## Problem statement:
Gather all lines in the entries below that include the word "PWARPS".

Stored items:
^^^^^^^^^^^^^^^^

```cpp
int ls_pcg_bench_spmm(void *handle, int k, int launches, void *stream);
int ls_pcg_bench(void **handles, int n_handles, int k, int which, int launches, void *stream);
int ls_pcg_batch_plan(int n, const int32_t *nslices, const int32_t *pat, int max_smem, int32_t *cluster, int32_t *res,
                      int32_t *group, int32_t *n_groups);
int ls_pcg_batch_plan_ex(int n, const int32_t *nslices, const int32_t *pat, const int32_t *cheb, int max_smem,
                         int32_t *cluster, int32_t *res, int32_t *group, int32_t *n_groups);
int ls_pcg_plan(int nslices, int k, int pat, int precond, int sm_count, int max_smem, int coop, int64_t *out8);
int ls_pcg_pattern_copy(void *handle, int64_t *info4, int32_t *poff, uint32_t *words, void *stream);
int ls_pcg_phase_cycles(void *handle, int64_t *out, int n , void *stream);

#ifdef __cplusplus
}
#endif
#endif
```

large-steps-pytorch_b200/csrc/ls_pcg.cu:

```cuda
#include <new>
#include <string.h>
#include <stdlib.h>
#include "ls_spmm_host.h"
#include "ls_sell_kernel.cuh"
#include "ls_pcg_fused.cuh"
#include "ls_fused_inst.h"

#ifndef LS_CLRES_DEFAULT
#define LS_CLRES_DEFAULT 0
#endif

namespace {

constexpr int KMAX = 4;
constexpr int VEC_THREADS = 256;
constexpr int CHUNK = 8;

struct PcgCtrl {
    double rz[KMAX], pAp[KMAX], rr[KMAX], bb[KMAX];
    float beta[KMAX];
    float rtol2;
    int maxit;
    int it;
    int done;
// ... 28 lines not shown
    int *desc_cnt;
    int *perm;
    int *inv;
    int *scan;
    int has_perm;
    int planned;
    int *soff;
    int2 *ent;
    long long sell_cap;
    long long sell_entries;
    int nslices;
    int sell_on;
    int sell_grid;
    int *poff;
    unsigned int *pcol;
    unsigned char *pcls;
    unsigned long long *pcls_tab;
    unsigned int *patmm;
    long long pat_cap;
    float offc;
    int pat_on;
    int pat_shared;
    int pat_stored;
    int pat_words;
    lsf::GridBar *gbar;
    double *partials;
    long long *dbg;
    unsigned long long *ring;
    int ring_slots;
    float *pv;
    float *z2, *cy, *cd;
    int cheb_m;
    float cheb_c0, cheb_c1[8], cheb_c2[8];
    float *gersh;
    struct FusedCfg : FusedPlan {
        int pat;
        const void *fn, *fn_prof;
    } fused[2];
    int max_smem_optin;
    int refine;
    float theta;
    int sell_tma;
    int sell_pf;
    cudaGraphExec_t graph[KMAX + 1];
    cudaStream_t cap_stream;
    int *pinned_done;
    cudaEvent_t ev[2];
    size_t ws_bytes;
};

static bool want_pattern() {
    const char *e = getenv("LS_PCG_PATTERN");
    return !(e && e[0] == '0');
}

struct Carve {
    size_t off = 0;
    size_t take(size_t bytes) {
        size_t o = off;
// ... 647 lines not shown
    return LS_OK;
}

const void *fused_fn(int K, int res, int nw, int pat, int sync, int prof, int cheb = 0) {
    if (cheb) return (K == 3 && !prof) ? ls_fused_fn_cheb(res, nw, pat, sync) : nullptr;
    if (K == 3 && !prof) return ls_fused_fn_jacobi(res, nw, pat, sync);
    return ls_fused_fn_misc(K, res, nw, pat, sync, prof);
}

static int env_int(const char *name, int dflt) {
    const char *e = getenv(name);
    return (e && e[0]) ? atoi(e) : dflt;
}

constexpr int CLRES_CS = 16;

struct PlanEnv {
    int graph;
    int cluster;
    int res;
    int onecta;
    int clres;
    int small_cta;
};

PlanEnv plan_env() {
    const char *mode = getenv("LS_PCG_MODE"), *small = getenv("LS_PCG_SMALLCTA");
    PlanEnv e;
    e.graph = mode && (mode[0] == 'g' || mode[0] == 'G');
    e.cluster = env_int("LS_PCG_CLUSTER", -1);
    e.res = env_int("LS_PCG_RES", -1);
    e.onecta = env_int("LS_PCG_ONECTA", lsf::PWARPS);
    e.clres = env_int("LS_PCG_CLRES", LS_CLRES_DEFAULT);
    e.small_cta = !(small && small[0] == '0');
    return e;
}

int slices_per_cta(int K, int res, int pat, int cheb, int sync, int max_smem) {
    if (res == 0) return 1 << 30;
    int n = 0;
    while (lsf::fused_smem_bytes(K, res, n + 1, pat, cheb, sync) <= (size_t)max_smem) ++n;
    return n;
}

int auto_precond(int nslices, int sm_count, int max_smem, const PlanEnv &env) {
    if (nslices <= env.onecta) return 1;
    if (env.cluster != 0 && nslices <= env.clres) return 1;
    const int g = sm_count < nslices ? sm_count : nslices;
    const int nsl_max = (nslices + g - 1) / g;
    const bool fits = lsf::fused_smem_bytes(3, 2, nsl_max, 0, 1, 0) + (size_t)nsl_max * 32 * 4 <= (size_t)max_smem;
    return fits ? 2 : 1;
}

FusedPlan plan_fused(int nslices, int K, int pat, int cheb, int sm_count, int max_smem, int coop, const PlanEnv &env) {
    FusedPlan p{};
    if (env.graph) return p;
    const int W = lsf::PWARPS;
// ... 9 lines not shown
        const bool res3 = cs == 1 && K == 3 && !cheb && nsl_max <= slices_per_cta(K, 3, pat, cheb, 1, max_smem);
        int res = (res3 && !(env.res >= 0 && env.res < 3)) ? 3 : 2;
        int nw = W;
        int cap4 = slices_per_cta(K, 4, pat, cheb, 1, max_smem);
        if (cap4 > 63) cap4 = 63;
        if (cs > 1 && !cheb && nsl_max <= cap4 && !(env.res >= 0 && env.res < 4)) {
            res = 4;
            if (K == 3 && nsl_max <= lsf::PT_SMALL / 32 && env.small_cta) nw = lsf::PT_SMALL / 32;
        }
        if (res == 4 && !fused_fn(K, res, nw, pat, 1, 0, cheb)) { res = 2; nw = W; }
        if (fused_fn(K, res, nw, pat, 1, 0, cheb)) return {1, cs, cs, res, nw, 1, nsl_max, lsf::fused_smem_bytes(K, res, nsl_max, pat, cheb, 1)};
    }
    if (!coop) return p;
    int g = sm_count < nslices ? sm_count : nslices;
    if (g > 255) g = 255;
    if (g < 1) g = 1;
    const int nsl_max = (nslices + g - 1) / g;
    int res = nsl_max <= slices_per_cta(K, 2, pat, cheb, 0, max_smem) ? 2 : (nsl_max <= slices_per_cta(K, 1, pat, cheb, 0, max_smem) ? 1 : 0);
    if (env.res >= 0 && env.res < res) res = env.res;
    int nw = W;
    if (K == 3 && res == 2 && nsl_max <= 16 && env.small_cta) nw = lsf::PT_SMALL / 32;
    if (!fused_fn(K, res, nw, pat, 0, 0, cheb)) return p;
    return {1, g, 0, res, nw, 0, nsl_max, lsf::fused_smem_bytes(K, res, nsl_max, pat, cheb, 0)};
}

cudaLaunchConfig_t cluster_launch(int grid, int cluster, int threads, size_t smem, cudaStream_t stream, cudaLaunchAttribute *at) {
    cudaLaunchConfig_t lc = {};
    lc.gridDim = dim3(grid);
    lc.blockDim = dim3(threads);
    lc.dynamicSmemBytes = smem;
    lc.stream = stream;
    at->id = cudaLaunchAttributeClusterDimension;
    at->val.clusterDim.x = cluster;
    at->val.clusterDim.y = 1;
    at->val.clusterDim.z = 1;
    lc.attrs = at;
    lc.numAttrs = 1;
    return lc;
}

bool device_accepts(const void *fn, const FusedPlan &p, const LsDevInfo &di) {
    bool ok = cudaFuncSetAttribute(fn, cudaFuncAttributeMaxDynamicSharedMemorySize, di.max_smem_optin) == cudaSuccess;
    if (ok && p.cluster > 8) ok = cudaFuncSetAttribute(fn, cudaFuncAttributeNonPortableClusterSizeAllowed, 1) == cudaSuccess;
    if (ok && p.cluster > 1) {
        cudaLaunchAttribute at;
        const cudaLaunchConfig_t lc = cluster_launch(p.grid, p.cluster, p.nw * 32, p.smem, 0, &at);
// ... 8 lines not shown
    return ok;
}

void configure_fused(PcgHandle *h, const LsDevInfo &di, const PlanEnv &env, int K, PcgHandle::FusedCfg *c) {
    memset(c, 0, sizeof(*c));
    if (!h->sell_on) return;
    const int cheb = (K == 3 && h->cheb_m > 1) ? 1 : 0;
    const int pat = (K == 3 && h->pat_on) ? 1 : 0;
    int coop = 0;
    if (cudaDeviceGetAttribute(&coop, cudaDevAttrCooperativeLaunch, di.device) != cudaSuccess) {
        coop = 0;
        cudaGetLastError();
    }
    auto kernel = [&](const FusedPlan &q, int prof) { return fused_fn(K, q.res, q.nw, pat, q.sync, prof, cheb); };
    FusedPlan p = plan_fused(h->nslices, K, pat, cheb, di.sm_count, di.max_smem_optin, coop, env);
    if (p.on && p.sync == 1 && !device_accepts(kernel(p, 0), p, di)) {
        PlanEnv grid_only = env;
        grid_only.cluster = 0;
        p = plan_fused(h->nslices, K, pat, cheb, di.sm_count, di.max_smem_optin, coop, grid_only);
    }
    if (!p.on || (p.sync == 0 && !device_accepts(kernel(p, 0), p, di))) return;
    static_cast<FusedPlan &>(*c) = p;
    c->pat = pat;
    c->fn = kernel(p, 0);
    c->fn_prof = kernel(p, 1);
    if (c->fn_prof) {
        cudaFuncSetAttribute(c->fn_prof, cudaFuncAttributeMaxDynamicSharedMemorySize, di.max_smem_optin);
        if (p.cluster > 8) cudaFuncSetAttribute(c->fn_prof, cudaFuncAttributeNonPortableClusterSizeAllowed, 1);
    }
    cudaGetLastError();
}

void fused_handle_args(const PcgHandle *h, int nsl_max, lsf::FusedArgs &a) {
    a.V = (int)h->V;
    a.Vp = h->Vp;
    a.nslices = h->nslices;
    a.nsl_max = nsl_max;
    a.soff = h->soff;
    a.ent = h->ent;
    a.poff = h->poff;
    a.pcol = h->pcol;
    a.pcls = h->pcls;
    a.pcls_tab = h->pcls_tab;
    a.offc = h->offc;
    a.pat_l1 = h->pat_shared;
    a.dinv = h->dinv;
// ... 2 lines not shown
    a.r = h->r;
    a.s = h->Ap;
    a.z = h->p;
    a.z2 = h->z2;
    a.cy = h->cy;
    a.cd = h->cd;
    a.perm = h->has_perm ? h->perm : nullptr;
    a.refine = h->refine;
    a.theta = h->theta;
    a.cheb_m = h->cheb_m;
    a.cheb_c0 = h->cheb_c0;
    for (int j = 0; j < 8; ++j) {
        a.cheb_c1[j] = h->cheb_c1[j];
        a.cheb_c2[j] = h->cheb_c2[j];
    }
}

int solve_fused(PcgHandle *h, const float *b, float *x, const float *x0, int k, float rtol, int maxit, float *info_dev,
                float *info_host, cudaStream_t stream) {
    PcgHandle::FusedCfg &c = h->fused[k == 4 ? 1 : 0];
    lsf::FusedArgs a{};
    fused_handle_args(h, c.nsl_max, a);
    a.kb = k;
    if (k == 4) a.cheb_m = 0;
    a.b = b;
    a.out = x;
    a.x0 = x0;
    a.rtol = rtol;
    a.maxit = maxit;
    a.bar = h->gbar;
    a.partials = h->partials;
    a.info = info_dev ? info_dev : h->info;
    const bool prof = getenv("LS_PCG_PROFILE") != nullptr && c.fn_prof != nullptr;
    a.dbg = prof ? h->dbg : nullptr;
    const void *fn = prof ? c.fn_prof : c.fn;
    void *params[] = {(void *)&a};
    cudaError_t ce;
    if (c.sync == 1) {
        if (c.cluster > 1) {
            cudaLaunchAttribute at;
            const cudaLaunchConfig_t lc = cluster_launch(c.grid, c.cluster, c.nw * 32, c.smem, stream, &at);
            ce = cudaLaunchKernelExC(&lc, fn, params);
        } else {
            ce = cudaLaunchKernel(fn, dim3(1), dim3(c.nw * 32), params, c.smem, stream);
        }
    } else {
// ... 306 lines not shown
            TRY_OR_FAIL(cudaGetLastError());
            lsk::pat_share_copy_kernel<<<2 * di.sm_count, 256, 0, stream>>>(ns, h->poff, h->pcol, npoff,
                                                                              reinterpret_cast<const unsigned int *>(h->p), soff2, stats, cap_scr);
            g_ls_launches.fetch_add(1);
            TRY_OR_FAIL(cudaGetLastError());
        }
        int hover = 1, hst[2] = {ns, 0}, hwords = 0;
        TRY_OR_FAIL(cudaMemcpyAsync(&hover, over, sizeof(int), cudaMemcpyDeviceToHost, stream));
        if (cap_scr > 0) {
            TRY_OR_FAIL(cudaMemcpyAsync(hst, stats, sizeof(int), cudaMemcpyDeviceToHost, stream));
            TRY_OR_FAIL(cudaMemcpyAsync(&hst[1], soff2 + ns, sizeof(int), cudaMemcpyDeviceToHost, stream));
        }
        TRY_OR_FAIL(cudaMemcpyAsync(&hwords, h->poff + ns, sizeof(int), cudaMemcpyDeviceToHost, stream));
        TRY_OR_FAIL(cudaStreamSynchronize(stream));
        h->pat_on = hover ? 0 : 1;
        h->pat_shared = (h->pat_on && cap_scr > 0 && lsk::pat_share_on(ns, hst[0], hst[1], cap_scr)) ? 1 : 0;
        h->pat_stored = h->pat_shared ? hst[0] : ns;
        h->pat_words = hwords;
        if (cap_scr > 0) {
            TRY_OR_FAIL(cudaMemsetAsync(h->r, 0, (size_t)((char *)(ptab + pmask + 1) - (char *)h->r), stream));
            if (lsk::pat_share_on(ns, hst[0], hst[1], cap_scr)) TRY_OR_FAIL(cudaMemsetAsync(h->p, 0, (size_t)hst[1] * 4, stream));
        }
    }
    h->cheb_m = 0;
    if (precond == 2 && hgersh > 0.f) {
        int m = env_int("LS_PCG_CHEB_M", 4);
        if (m < 2) m = 2;
        if (m > 8) m = 8;
        const double b = 1.02 * (double)hgersh, a = b / 30.0;
        const double th = 0.5 * (b + a), de = 0.5 * (b - a), sg = th / de;
        double rho = 1.0 / sg;
        h->cheb_c0 = (float)(1.0 / th);
        for (int j = 1; j < m; ++j) {
            const double rn = 1.0 / (2.0 * sg - rho);
            h->cheb_c1[j - 1] = (float)(rn * rho);
            h->cheb_c2[j - 1] = (float)(2.0 * rn / de);
            rho = rn;
        }
        h->cheb_m = m;
    }
    configure_fused(h, di, env, 3, &h->fused[0]);
    if (k_max >= 4) configure_fused(h, di, env, 4, &h->fused[1]);
    if (hflags & 8) {
        ls_set_error("perm_new2old is not a permutation of [0, V)");
        return fail(LS_ERR_BAD_ARG);
    }
// ... 165 lines not shown
    out8[0] = h->sell_on;
    out8[1] = h->sell_entries;
    out8[2] = h->sell_on ? h->sell_grid : h->spmm_grid;
    out8[3] = h->vec_grid;
    out8[4] = 0;
    out8[5] = 0;
    out8[6] = h->planned;
    out8[7] = h->has_perm;
    return LS_OK;
}

extern "C" int ls_pcg_plan(int nslices, int k, int pat, int precond, int sm_count, int max_smem, int coop, int64_t *out8) {
    LS_REQUIRE(out8 != nullptr, "out8 is NULL");
    LS_REQUIRE(nslices >= 1, "nslices must be positive");
    LS_REQUIRE(k == 3 || k == 4, "k must be 3 or 4 (the column counts of the fused kernel's instantiations)");
    LS_REQUIRE(precond >= 0 && precond <= 3, "precond must be 0 (none), 1 (Jacobi), 2 (Chebyshev polynomial over Jacobi) or 3 (auto)");
    LS_REQUIRE(sm_count >= 1 && max_smem > 0, "sm_count and max_smem must be positive");
    const PlanEnv env = plan_env();
    if (precond == 3) precond = auto_precond(nslices, sm_count, max_smem, env);
    const int cheb = (k == 3 && precond == 2) ? 1 : 0;
    const FusedPlan p = plan_fused(nslices, k, (k == 3 && pat) ? 1 : 0, cheb, sm_count, max_smem, coop ? 1 : 0, env);
    const int64_t o[8] = {p.on, p.grid, p.cluster, p.res, p.nw * 32, precond, (int64_t)p.smem, p.nsl_max};
    memcpy(out8, o, sizeof(o));
    return LS_OK;
}

extern "C" int ls_pcg_pattern_copy(void *handle, int64_t *info4, int32_t *poff, uint32_t *words, void *stream_) {
    PcgHandle *h = (PcgHandle *)handle;
    LS_REQUIRE(h != nullptr && info4 != nullptr, "NULL pointer");
    info4[0] = h->pat_on;
    info4[1] = h->nslices;
    info4[2] = h->pat_on ? h->pat_stored : 0;
    info4[3] = h->pat_on ? h->pat_words : 0;
    if (h->pat_on && poff != nullptr && words != nullptr) {
        cudaStream_t stream = (cudaStream_t)stream_;
        LS_CUDA_TRY(cudaMemcpyAsync(poff, h->poff, (size_t)(h->nslices + 1) * 4, cudaMemcpyDeviceToHost, stream));
        LS_CUDA_TRY(cudaMemcpyAsync(words, h->pcol, (size_t)h->pat_words * 4, cudaMemcpyDeviceToHost, stream));
        LS_CUDA_TRY(cudaStreamSynchronize(stream));
    }
    return LS_OK;
}

extern "C" int64_t ls_pcg_spmm_bytes(void *handle, int k) {
    PcgHandle *h = (PcgHandle *)handle;
    if (!h) return 0;
    return 8 * h->nnz + 4 * (h->V + 1) + 8 * (int64_t)k * h->V;
// ... 261 lines not shown
```

large-steps-pytorch_b200/csrc/ls_pcg_fused.cuh:

```cuda
#pragma once
#include <cuda_bf16.h>
#include <type_traits>
#include "ls_common.cuh"
#include "ls_sell_kernel.cuh"

#ifndef LS_RING_SOA
#define LS_RING_SOA 0
#endif
#ifndef LS_XP4
#define LS_XP4 0
#endif
#ifndef LS_FHADD
#define LS_FHADD 0
#endif
#ifndef LS_Z_EL
#define LS_Z_EL 0
#endif
#ifndef LS_XP_STREAM
#define LS_XP_STREAM 0
#endif
#ifndef LS_POLL_FENCE
#define LS_POLL_FENCE 0
#endif

namespace lsf {

#ifndef LS_PT
#define LS_PT 768
#endif
constexpr int PT = LS_PT;
constexpr int PWARPS = PT / 32;
constexpr int PT_SMALL = 256;
constexpr int NVMAX = 16;

struct GridBar {
    unsigned int count;
    unsigned int gen;
};

__device__ __forceinline__ unsigned int ld_acquire(const unsigned int *p) {
    unsigned int v;
    asm volatile("ld.acquire.gpu.global.u32 %0, [%1];" : "=r"(v) : "l"(p) : "memory");
    return v;
}
__device__ __forceinline__ float4 ld_coherent4(const float *p) {
    float4 v;
// ... 78 lines not shown
    allreduce_finish<NV>(v, partials, gb, gen, parity, red, G);
}

__device__ __forceinline__ int exp2_of(double d) { return (int)((__double_as_longlong(d) >> 52) & 0x7ff) - 1023; }

template <int KCOL, int N>
__device__ __forceinline__ double pick_lane(const double (&v)[N], int off, int lane) {
    double d = 0.0;
#pragma unroll
    for (int i = 0; i < KCOL; ++i) {
        double t = v[off + i];
        asm volatile("" : "+d"(t));
        if (lane == i) d = t;
    }
    return d;
}

struct FusedArgs {
    int V;
    long long Vp;
    int nslices;
    int nsl_max;
    int kb;
    const int *soff;
    const int2 *ent;
    const int *poff;
    const unsigned int *pcol;
    const unsigned char *pcls;
    const unsigned long long *pcls_tab;
    float offc;
    int pat_l1;
    const float *dinv;
    float *x;
    float *pv;
    float *r;
    float *s;
    float *z;
    float *z2;
    float *cy, *cd;
    int cheb_m;
    float cheb_c0;
    float cheb_c1[8], cheb_c2[8];
    const float *b;
    float *out;
    const float *x0;
    const int *perm;
// ... 297 lines not shown
constexpr size_t FUSED_SMEM_HDR = 4096 + 1024;
constexpr size_t FUSED_BATCH_ARGS = 4352 + 320;
__host__ __device__ inline size_t fused_off_bytes(int nsl_max) { return ((size_t)(2 * (nsl_max + 1)) * 4 + 127) / 128 * 128; }

__host__ __device__ inline int fused_row_bytes(int K, int res, int pat, int cheb = 0) {
    if (res == 0) return 0;
    return 4 * ((res == 1 ? 2 * K : (res == 2 ? 4 * K : 4 * K + 4)) + ((cheb && res == 2) ? 2 * K : 0)) + (pat ? 1 : 4);
}
__host__ __device__ inline size_t fused_tab_bytes(int pat) { return pat ? (size_t)lsk::PAT_CLASSES * 8 : 0; }
__host__ __device__ inline size_t fused_cl_bytes(int sync) { return sync == 1 ? (size_t)(2 * NVMAX * 16 * 8) : 0; }
inline size_t fused_smem_bytes(int K, int res, int nsl_max, int pat, int cheb, int sync) {
    return FUSED_SMEM_HDR + fused_cl_bytes(sync) + fused_off_bytes(nsl_max) + fused_tab_bytes(pat) + (size_t)nsl_max * 32u * fused_row_bytes(K, res, pat, cheb);
}
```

^^^^^^^^^^^^^^^^

## Answer below:
    e.onecta = env_int("LS_PCG_ONECTA", lsf::PWARPS);
    const int W = lsf::PWARPS;
constexpr int PWARPS = PT / 32;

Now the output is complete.